In February of 2006, I went to Delhi for the first time, and within two days of arrival found myself at the Rajghat. Amidst the carefully manicured gardens and general tranquility (broken only by the large number of visitors who come to Rajghat with the same idea as I had), and the mediocre monuments dedicated to the memory of some of independent India's notable political figures, titanic (like Jawaharlal Nehru), ambiguous (like Indira Gandhi), disturbing (like Sanjay Gandhi), and forgotten and ignored (like Charan Singh), the austere black marble of Mahatma Gandhi's samadhi orients the view (I won't say "stands out" because it does nothing so vulgar) and draws one inexorably toward it. Once there I felt a bit awkward, unsure of what to do: Did I (as per Muslim tradition)need to pray for the soul of the departed? Did I even believe in one? What could possibly qualify me to pray for the soul of the nearest thing the Indian Republic has had to a conscience? Ultimately I felt somewhat guilty: it is perhaps fitting that India's conscience was slain within a few months of independent India's birth, rendering concrete the guilt that all of us perhaps should bear, and that lent some genuine pathos to Main Ne Gandhi Ko Nahin Maara -- Anupam Kher's character is of course right that he hasn't killed Gandhi, but in the sense that he alone hasn't killed the Mahatma; all of us do it every day.
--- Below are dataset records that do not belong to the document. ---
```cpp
const CfgOption kCfgOptions[CFG_COUNT] = {
    {"OMNI_CONV_V1", 0, 0, 3, CFG_VARIANT, "fp16 3x3 layers: 0 = production (conv1a fused into the ping-pong conv1b, register-stationary cin=128); 1 = generic kernel, 2 = persistent LDS-DMA kernel, "
                                           "3 = ping-pong without the conv1a fusion -- 1-3 exist only in the test build of the library (lib_test/)"},
    {"OMNI_RS_TRN", -1, -1, 1, CFG_VARIANT, "register-stationary kernel of the unpooled cin=128 fp16 layers: tile orientation, -1 = the one with fewer tiles, 0 = plain, 1 = transposed"},
    {"OMNI_DET16", 1, 0, 1, CFG_VARIANT, "detector head of the fp16 and OMNI_PREC_SPLIT paths on v_mfma_f32_32x32x16_f16 with split (hi, lo) operands (0: the exact-f32 MFMA kernel)"},
    {"OMNI_SP_SPARSE_DESC", 1, 0, 1, CFG_VARIANT, "convDb + descriptor norm only at the cells around the key points (0: dense descriptor map)"},
    {"OMNI_SP_SPARSE_DA", 1, 0, 1, CFG_VARIANT, "convDa only at those cells too (fp16 and OMNI_PREC_SPLIT; 0: dense convDa)"},
    {"OMNI_SP_FUSED_CAND", 1, 0, 1, CFG_VARIANT, "getKeyPoints' threshold inside the detector head's epilogue + window masks from the candidate list (0: sp_cand_kernel re-reads the heat map)"},
    {"OMNI_SP_SPLIT_DB", 1, 0, 1, CFG_VARIANT, "OMNI_PREC_SPLIT: convDb + descriptor norm at the key points' cells with split (hi, lo) operands on the fp16 matrix cores (0: exact-f32 MFMA convolution)"},
    {"OMNI_SP_MASK_SKIP", 1, 0, 1, CFG_VARIANT, "fp16: the tile rows inside the image-independent band of the fisheye mask are left out of the tile walk (0: every tile)"},
    {"OMNI_SP_MASK_SKIP_SPLIT", 1, 0, 1, CFG_VARIANT, "the same for OMNI_PREC_SPLIT"},
    {"OMNI_SP_MASK_RECT", 0, 0, 1, CFG_TEST, "1: a masked pass leaves out only the rectangle of tiles where the output is one constant vector, filled by broadcasting that vector "
                                             "(what was skipped before the band: the A/B reference, same results)"},
    {"OMNI_SPLIT_FUSE1A", 1, 0, 1, CFG_VARIANT, "OMNI_PREC_SPLIT: conv1a built inside the conv1b kernel from the u8 image (0: separate exact-f32 conv1a pass)"},
    {"OMNI_SPLIT_WINO", 7, 0, 15, CFG_VARIANT, "OMNI_PREC_SPLIT: the cin = 64 layers as Winograd F(2x2,3x3) kernels with split operands (conv_wino.hip), bit 0 = conv1b (with the conv1a "
                                                "fusion), 1 = conv2a, 2 = conv2b, 3 = conv3a (off by default: same time as the direct kernel, profiles/r06g); 0: the direct kernels of conv_split.hip"},
    {"OMNI_SPLIT_TRN", -1, -1, 1, CFG_VARIANT, "OMNI_PREC_SPLIT cin=128 kernel: tile orientation, as OMNI_RS_TRN"},
    {"OMNI_CONV_XCD", 1, 0, 1, CFG_VARIANT, "persistent convolution kernels derive (cout group, tile walk) from an XCD-aware block id: the cout groups of a pixel tile and its neighbours "
                                           "share one L2 (0: plain blockIdx; process-wide, same results either way)"},
    {"OMNI_SP_PROFILE_MASK", 0, 0, 1, CFG_TUNING, "omni_sp_profile times the stages with the fisheye mask on (what the key-frame pipeline runs)"},
    {"OMNI_PP_U8", 1, 0, 1, CFG_VARIANT, "fp16 conv1a inside conv1b's kernel: matrix-core operands straight from the image bytes (0: through the 256-entry u8 -> (hi, lo) table in LDS)"},
    {"OMNI_PP_TRACE", 0, 0, 1, CFG_DEBUG, "s_memtime trace of the ping-pong conv kernel on stderr"},
    {"OMNI_PP_DBG", 0, 0, 255, CFG_DEBUG, "ping-pong conv kernel timing ablations (WRONG results)"},
    {"OMNI_RS_TRACE", 0, 0, 1, CFG_DEBUG, "s_memtime trace of the register-stationary kernel"},
    {"OMNI_SPLIT_TRACE", 0, 0, 1, CFG_DEBUG, "s_memtime trace of the split-precision kernel"},
    {"OMNI_SPLIT_DBG", 0, 0, 3, CFG_DEBUG, "split-precision kernel timing ablations: 1 = no stores, 2 = every DMA reads tile 0 (WRONG results)"},
    {"OMNI_WINO_TRACE", 0, 0, 1, CFG_DEBUG, "s_memtime trace of the Winograd split kernel"},
    {"OMNI_ROCTX", 0, 0, 1, CFG_DEBUG, "roctx ranges around upload / SuperPoint / MobileNetVLAD / post-processing / BF match / index add + search / exchange and the host loop's "
                                      "stages (rocprofv3 --marker-trace; the library is resolved by dlopen)"},
    {"OMNI_VLAD_BIG", 0, 0, 128, CFG_TUNING, "64 / 128: the 64- / 128-pixel tiles of the unfused block kernel (measured slower at 600x480)"},
    {"OMNI_VLAD_STEM_FUSE", 1, 0, 1, CFG_VARIANT, "stem + block 0 in one kernel (0: two kernels)"},
    {"OMNI_VLAD_UNFUSED", 0, 0, 1, CFG_VARIANT, "1: every block as expand / depthwise / project launches"},
    {"OMNI_VLAD_MFMA", 1, 0, 1, CFG_VARIANT, "late blocks' 1x1 convolutions on the matrix cores"},
    {"OMNI_VLAD_SBLOCK", 1, 0, 1, CFG_VARIANT, "fused split-fp16 block kernel (vlad_s.hip)"},
    {"OMNI_VLAD_MBLOCK_PX", 2048, 0, 1 << 24, CFG_TUNING, "fused matrix-core block kernel for blocks of at most this many input pixels per image (0 disables)"},
    {"OMNI_VLAD_MFMA_PX", 0, 0, 1 << 24, CFG_TUNING, "> 0: matrix-core 1x1 convolutions for blocks of at most this many input pixels per image (default 2048)"},
// ... 138 lines not shown
```

omni-swarm_amd/csrc/conv.h:

```cpp
#pragma once
#include "common.h"
#include "tile_walk.h"

namespace omni {

#define CONV_TH 8
#define CONV_TW 32
#define RS_TH 6
#define RS_TW 32
int conv_rs_pool_tile_rows();
#define CONV_COUT_TILE 64
#define CONV_CIN_CHUNK 64

static inline size_t conv_packed_elems(int cin, int cout, int ksize) { return (size_t)cin * cout * ksize * ksize; }

void conv_pack_weights_f16(const float* w_oihw, int cin, int cout, int ksize, __half* out);
void conv_pack_weights_f32(const float* w_oihw, int cin, int cout, int ksize, float* out);
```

Mahatma Gandhi knew that guilt could be a powerful weapon: satyagraha is nothing if not the insistent presentation of a mirror to one's adversary. If one's adversary does not like the image of himself or herself reflected as cruel, unjust, or tyrannical, all he need do is change (either his reality or his image of himself). It was thus entirely appropriate that after feeling guilty, I did what I thought the Mahatma would have wanted me to: I read the Fatiha. And gazed at the lettering on the front of the simple marble monument (so much more impressive in its way than a palace): "Hay Ram" it read in Hindi, supposedly the Mahatma's last words after he was shot by Nathuram Godse, a Hindu militant and onetime RSS member who (like many of his cohorts) blamed Gandhi for the horrors of partition. There is surely much to ponder in the face of these words, but my mind was taken to where I generally need little prompting to go: cinema. And in particular, a film called Hey Ram by Kamal Haasan.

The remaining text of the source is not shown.